The Wasson Defendants continue to dispute the size of the proposed class and argue that regardless of whether notices were included in the applications, there is no evidence that (1) any of the putative class members received notices; (2) the debt is consumer debt sufficient to sustain a FDCPA claim; (3) exempt funds were improperly garnished; (4) non-wages were garnished; or (5) that the putative members suffered actual damages to sustain a WCPA claim. ECF No. 50 at 5-9. In other words, simply because Associated filed 1,299 garnishment actions does not mean that any of the defendants in those actions fit within any of the proposed classes or subclasses. Finally, they argue that Plaintiffs are not adequate representatives for the proposed WCPA class because none suffered actual damages—a requisite element of Plaintiffs' WCPA claim. ECF No. 50 at 12 n.3. Similarly, they argue that Plaintiffs Cortney Halvorsen and Bonnie Freeman cannot be representatives for the FDCPA class because their writ applications were signed outside of the applicable statute of limitation period. Id. at 8 n.2.

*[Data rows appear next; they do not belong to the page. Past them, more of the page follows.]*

_P = ctypes.POINTER
_SIGNATURES.update({
    "tl_tiled_w4_create": (_c_int, [_P(TlW4), _c_void_p, _P(_c_void_p)]),
    "tl_tiled_w4_destroy": (None, [_c_void_p]),
    "tl_decode_linear_workspace_bytes": (_c_size_t, [_c_int, _c_int, _c_int]),
    "tl_decode_linear": (_c_int, [_c_void_p, _c_void_p, _c_void_p, _c_int, _c_int, _c_int, _c_void_p, _c_void_p, _c_float,
                                  _c_int, _c_void_p, _c_size_t, _c_void_p, _P(TlLinearInfo)]),
    "tl_decode_linear_ex": (_c_int, [_c_void_p, _c_void_p, _c_void_p, _c_int, _c_int, _c_int, _c_void_p, _c_void_p, _c_float,
                                     _c_int, _c_void_p, _c_size_t, _c_void_p, _P(TlLinearEx), _P(TlLinearInfo)]),
    "tl_prefill_weights_bf16": (_c_int, [_P(TlW4), _c_void_p, _c_void_p]),
    "tl_prefill_matmul_bf16": (_c_int, [_c_void_p, _c_void_p, _c_void_p, _c_int, _c_int, _c_int, _c_int, _c_void_p, _c_void_p]),
    "tl_decode_gemv_variant_compiled": (_c_int, [_c_int, _c_int, _c_int, _c_int]),
    "tl_decode_attention_fused_workspace_bytes": (_c_size_t, [_c_int, _c_int, _c_int]),
    "tl_decode_attention_fused": (_c_int, [_c_void_p] * 8 + [_c_int] * 6 + [_c_float, _c_float, _c_int, _c_void_p, _c_size_t,
                                                             _c_void_p, _P(TlAttentionInfo)]),
    "tl_engine_profile_step": (_c_int, [_c_void_p, _c_int, _P(TlStepProfile)]),
    "tl_engine_check_step": (_c_int, [_c_void_p, _c_int, _P(TlStepCheck)]),
    "tl_engine_create": (_c_int, [_P(TlEngineConfig), _P(TlLayerWeights), _P(TlW4), _c_void_p, _P(TlW4), _c_void_p,
                                  _P(_c_void_p)]),
    "tl_engine_create_kv": (_c_int, [_P(TlEngineConfig), _P(TlLayerWeights), _P(TlW4), _c_void_p, _P(TlW4), _c_void_p, _c_int,
                                     _P(_c_void_p)]),
    "tl_engine_kv_format": (_c_int, [_c_void_p]),
    "tl_decode_attention_fused_fp8": (_c_int, [_c_void_p] * 10 + [_c_int] * 6 + [_c_float, _c_float, _c_int, _c_void_p, _c_size_t,
                                                                  _c_void_p, _P(TlAttentionInfo)]),
    "tl_engine_set_moe_layer": (_c_int, [_c_void_p, _c_int, _P(TlMoeWeights)]),
    "tl_decode_gemv_plan": (_c_int, [_c_int, _c_int, _c_int, _P(_c_int)]),
    "tl_decode_batched_plan": (_c_int, [_c_int, _c_int, _c_int, _P(_c_int)]),
    "tl_decode_batched_variant_compiled": (_c_int, [_c_int, _c_int]),
    "tl_decode_streaming_plan": (_c_int, [_c_int, _c_int, _c_int, _P(_c_int)]),
    "tl_decode_streaming_variant_compiled": (_c_int, [_c_int, _c_int]),
    "tl_decode_attention_plan": (_c_int, [_c_int, _c_int, _c_int, _c_int, _P(_c_int)]),
    "tl_engine_set_option": (_c_int, [_c_void_p, ctypes.c_char_p, _c_int]),
    "tl_engine_destroy": (None, [_c_void_p]),
    "tl_engine_synchronize": (_c_int, [_c_void_p]),
    "tl_engine_begin": (_c_int, [_c_void_p, _c_int]),
    "tl_engine_reserve": (_c_int, [_c_void_p, _c_int, _c_int]),
    "tl_engine_release": (_c_int, [_c_void_p, _c_int]),
    "tl_engine_rewind": (_c_int, [_c_void_p, _c_int, _c_int]),
    "tl_engine_context_len": (_c_int, [_c_void_p, _c_int]),
    "tl_engine_move": (_c_int, [_c_void_p, _c_int, _c_int]),
    "tl_engine_fork": (_c_int, [_c_void_p, _c_int, _c_int]),
    "tl_engine_read_pending": (_c_int, [_c_void_p, _c_int, _P(ctypes.c_int32)]),
    "tl_engine_prefix_cache": (_c_int, [_c_void_p, _c_int, _c_int]),
    "tl_engine_prefix_attach": (_c_int, [_c_void_p, _c_int, _P(ctypes.c_int32), _c_int, _P(_c_int)]),
    "tl_engine_prefix_extend": (_c_int, [_c_void_p, _c_int, _P(ctypes.c_int32), _c_int]),
    "tl_engine_prefix_clear": (_c_int, [_c_void_p]),
    "tl_engine_prefix_stats": (_c_int, [_c_void_p, _P(TlPrefixStats)]),
    "tl_kv_copy_rows": (_c_int, [_c_void_p, _c_int, _c_int, _c_int, _c_int, _c_int, _c_int, _c_void_p]),
    "tl_engine_swap_space": (_c_int, [_c_void_p, _c_int]),
    "tl_engine_park": (_c_int, [_c_void_p, _c_int]),
    "tl_engine_unpark": (_c_int, [_c_void_p, _c_int]),
    "tl_engine_slot_parked": (_c_int, [_c_void_p, _c_int]),
    "tl_engine_step_pages": (_c_int, [_c_void_p, _c_int, _P(_c_int), _P(_c_int)]),
    "tl_engine_swap_stats": (_c_int, [_c_void_p, _P(TlSwapStats)]),
    "tl_kv_page_record_bytes": (_c_size_t, [_c_void_p, _c_int, _c_int, _c_int]),
    "tl_kv_gather_pages": (_c_int, [_c_void_p, _c_void_p, _c_int, _c_int, _c_int, _c_void_p, _c_int, _c_int, _c_void_p, _c_size_t, _c_void_p]),
    "tl_kv_scatter_pages": (_c_int, [_c_void_p, _c_void_p, _c_int, _c_int, _c_int, _c_void_p, _c_int, _c_int, _c_void_p, _c_size_t, _c_void_p]),
    "tl_engine_prefill": (_c_int, [_c_void_p, _c_int, _P(ctypes.c_int32), _c_int, _c_int]),
    "tl_engine_prefill_packed": (_c_int, [_c_void_p, _c_int, _P(ctypes.c_int), _P(ctypes.c_int32), _P(ctypes.c_int), _P(ctypes.c_int)]),
    "tl_engine_verify": (_c_int, [_c_void_p, _c_int, _P(ctypes.c_int32), _c_int, _P(ctypes.c_int32)]),
    "tl_engine_verify_sampled": (_c_int, [_c_void_p, _c_int, _P(ctypes.c_int32), _c_int, _c_void_p, ctypes.c_float, _c_int, ctypes.c_float,
                                          _P(ctypes.c_int32), _P(_c_int)]),
    "tl_engine_set_token": (_c_int, [_c_void_p, _c_int, ctypes.c_int32]),
    "tl_engine_set_sampling": (_c_int, [_c_void_p, _c_int, _c_float, _c_int, _c_float, ctypes.c_uint64]),
    "tl_sample_logits": (_c_int, [_c_void_p, _c_int, _c_int] + [_c_void_p] * 7),
    "tl_engine_set_logprobs": (_c_int, [_c_void_p, _c_int, _c_int]),
    "tl_engine_set_penalties": (_c_int, [_c_void_p, _c_int, _c_float, _c_float, _c_float]),
    "tl_engine_set_logit_bias": (_c_int, [_c_void_p, _c_int, _P(ctypes.c_int32), _P(_c_float), _c_int]),
    "tl_process_logits": (_c_int, [_c_void_p, _c_int, _c_int] + [_c_void_p] * 9),
    "tl_engine_set_truncation": (_c_int, [_c_void_p, _c_int, _c_float, _c_float]),
    "tl_engine_set_mirostat": (_c_int, [_c_void_p, _c_int, _c_float, _c_float]),
    "tl_engine_mirostat_mu": (_c_int, [_c_void_p, _c_int, _P(_c_float)]),
    "tl_engine_copy_filtered_logits": (_c_int, [_c_void_p, _c_void_p, _c_int]),
    "tl_truncate_rows": (_c_int, [_c_void_p, _c_int, _c_int] + [_c_void_p] * 7),
    "tl_spec_sample_rows": (_c_int, [_c_void_p, _c_void_p, _c_int, _c_int] + [_c_void_p] * 12),
    "tl_mirostat_update_rows": (_c_int, [_c_void_p, _c_int, _c_int] + [_c_void_p] * 7),
    "tl_vocab_create": (_c_int, [_c_int, _c_void_p, _c_void_p, _c_void_p, _P(_c_void_p)]),
    "tl_vocab_destroy": (None, [_c_void_p]),
    "tl_grammar_create": (_c_int, [_c_void_p, _c_int, _c_void_p, _c_void_p, _c_int, _c_void_p, _c_int, _c_void_p, _P(_c_void_p)]),
    "tl_grammar_destroy": (None, [_c_void_p]),
    "tl_engine_set_grammar": (_c_int, [_c_void_p, _c_int, _c_void_p]),
    "tl_engine_grammar_state": (_c_int, [_c_void_p, _c_int, _P(_c_int), _P(_c_int)]),
    "tl_grammar_mask_rows": (_c_int, [_c_void_p, _c_void_p, _c_int, _c_void_p, _c_void_p, _c_void_p]),
    "tl_grammar_create_stack": (_c_int, [_c_void_p, _c_int, _c_void_p, _c_void_p, _c_int, _c_void_p, _c_void_p, _c_int, _c_void_p, _c_int,
                                         _c_void_p, _P(_c_void_p)]),
    "tl_engine_grammar_config": (_c_int, [_c_void_p, _c_int, _P(_c_int), _P(_c_int), _P(ctypes.c_uint64), _P(_c_int)]),
    "tl_grammar_mask_rows_stack": (_c_int, [_c_void_p, _c_void_p, _c_int, _c_void_p, _c_void_p, _c_void_p, _c_void_p, _c_void_p]),
    "tl_engine_read_logprobs": (_c_int, [_c_void_p, _c_int, _c_int, _P(TlTokenLogprob)]),
    "tl_engine_read_pending_logprobs": (_c_int, [_c_void_p, _c_int, _P(TlTokenLogprob)]),
    "tl_engine_score": (_c_int, [_c_void_p, _c_int, _P(ctypes.c_int32), _c_int, ctypes.c_int32, _P(_c_float), _P(ctypes.c_int32)]),
    "tl_logprob_rows": (_c_int, [_c_void_p, _c_int, _c_int, _c_void_p, _c_int, _c_void_p, _c_void_p, _c_void_p, _c_void_p]),
    "tl_engine_embed_packed": (_c_int, [_c_void_p, _c_int, _P(ctypes.c_int), _P(ctypes.c_int32), _P(ctypes.c_int), _P(ctypes.c_int), _c_int, _c_int,
                                        _c_int, _P(_c_float)]),
    "tl_engine_embed": (_c_int, [_c_void_p, _c_int, _P(ctypes.c_int32), _c_int, _c_int, _c_int, _c_int, _c_int, _P(_c_float)]),
    "tl_pool_rows": (_c_int, [_c_void_p, _c_int, _c_int, _P(ctypes.c_int), _P(ctypes.c_int), _P(ctypes.c_int), _P(ctypes.c_int), _c_int, _c_void_p,
                              _c_int, _c_int, _c_void_p, _c_void_p]),
    "tl_engine_lora_load": (_c_int, [_c_void_p, _P(TlLoraLayer), _c_int, _c_float, _P(_c_int)]),
    "tl_engine_lora_unload": (_c_int, [_c_void_p, _c_int]),
    "tl_engine_set_lora": (_c_int, [_c_void_p, _c_int, _c_int]),
    "tl_engine_slot_lora": (_c_int, [_c_void_p, _c_int]),
    "tl_engine_lora_stats": (_c_int, [_c_void_p, _P(TlLoraStats)]),
    "tl_lora_rows": (_c_int, [_c_void_p, _c_int, _c_int, _c_int, _c_void_p, _P(TlLoraMatrices), _c_int, _c_int, _c_int, _c_int, _P(ctypes.c_int),
                              _P(ctypes.c_int), _P(ctypes.c_int), _c_int, _c_int, _c_void_p, _c_void_p, _c_void_p, _c_float, _c_void_p]),
    "tl_stop_create": (_c_int, [_c_void_p, _P(ctypes.c_int32), _c_int, _c_void_p, _P(ctypes.c_int32), _c_int, _c_void_p, _P(_c_void_p)]),
    "tl_stop_destroy": (None, [_c_void_p]),
    "tl_engine_set_stop": (_c_int, [_c_void_p, _c_int, _c_void_p, _c_int]),
    "tl_engine_stop_state": (_c_int, [_c_void_p, _c_int, _P(TlStopState)]),
    "tl_stop_rows": (_c_int, [_c_void_p, _c_void_p, _c_int, _c_void_p, _c_void_p, _c_void_p, _c_void_p, _c_void_p]),
    "tl_engine_decode": (_c_int, [_c_void_p, _c_int, _c_int, _c_int]),
    "tl_engine_read_tokens": (_c_int, [_c_void_p, _c_int, _c_int, _P(ctypes.c_int32)]),
    "tl_engine_logits_dev": (_c_void_p, [_c_void_p]),
    "tl_engine_copy_logits": (_c_int, [_c_void_p, _c_void_p, _c_int]),
    "tl_engine_copy_processed_logits": (_c_int, [_c_void_p, _c_void_p, _c_int]),
    "tl_engine_tokens_dev": (_c_void_p, [_c_void_p]),
    "tl_engine_get_stats": (_c_int, [_c_void_p, _P(TlEngineStats)]),
    "tl_engine_replay_route": (ctypes.c_char_p, [_c_void_p]),
    "tl_engine_step_bytes": (_c_size_t, [_c_void_p, _c_int]),
})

Throughout their opposition, the Wasson Defendants intimate that the Court's May 23, 2017 Order, defined the proposed putative class. ECF No. at 50 at 8, 10. The Court's Order merely reiterated the class definition proposed by Plaintiffs in their briefing and during oral argument. Id. at 4-5. --------
In Plaintiffs' reply to the Wasson Defendants' opposition and not in their motion, Plaintiffs explain that their counsel has now performed an analysis of 40 garnishment files sampled from the public records filed between April 1, 2015 and April 1, 2016. ECF Nos. 49-1; 54 at 2; 55 at ¶¶ 3-4. Plaintiffs' counsel represents that none of the debtors in the sample size were businesses, all applications were in substantially the same form signed by Mr. Wasson, and of the 68 writs of garnishment contained in those files, seven (10%) were released for unknown reasons. ECF Nos. 54 at 2-3; 55 at ¶¶ 7-8, 10, 12. The analysis also shows that 16 (23.5%) were issued to banks and only 15 (23%) were reduced to garnishment judgments, which included additional fees and costs. ECF Nos. 54 at 2-3; 55 at ¶¶ 11, 13. Plaintiffs argue that even if the 40-person sample (which constitutes 3% of the 1,299 total size) constituted the entire class, numerosity is met. ECF No. 54 at 4.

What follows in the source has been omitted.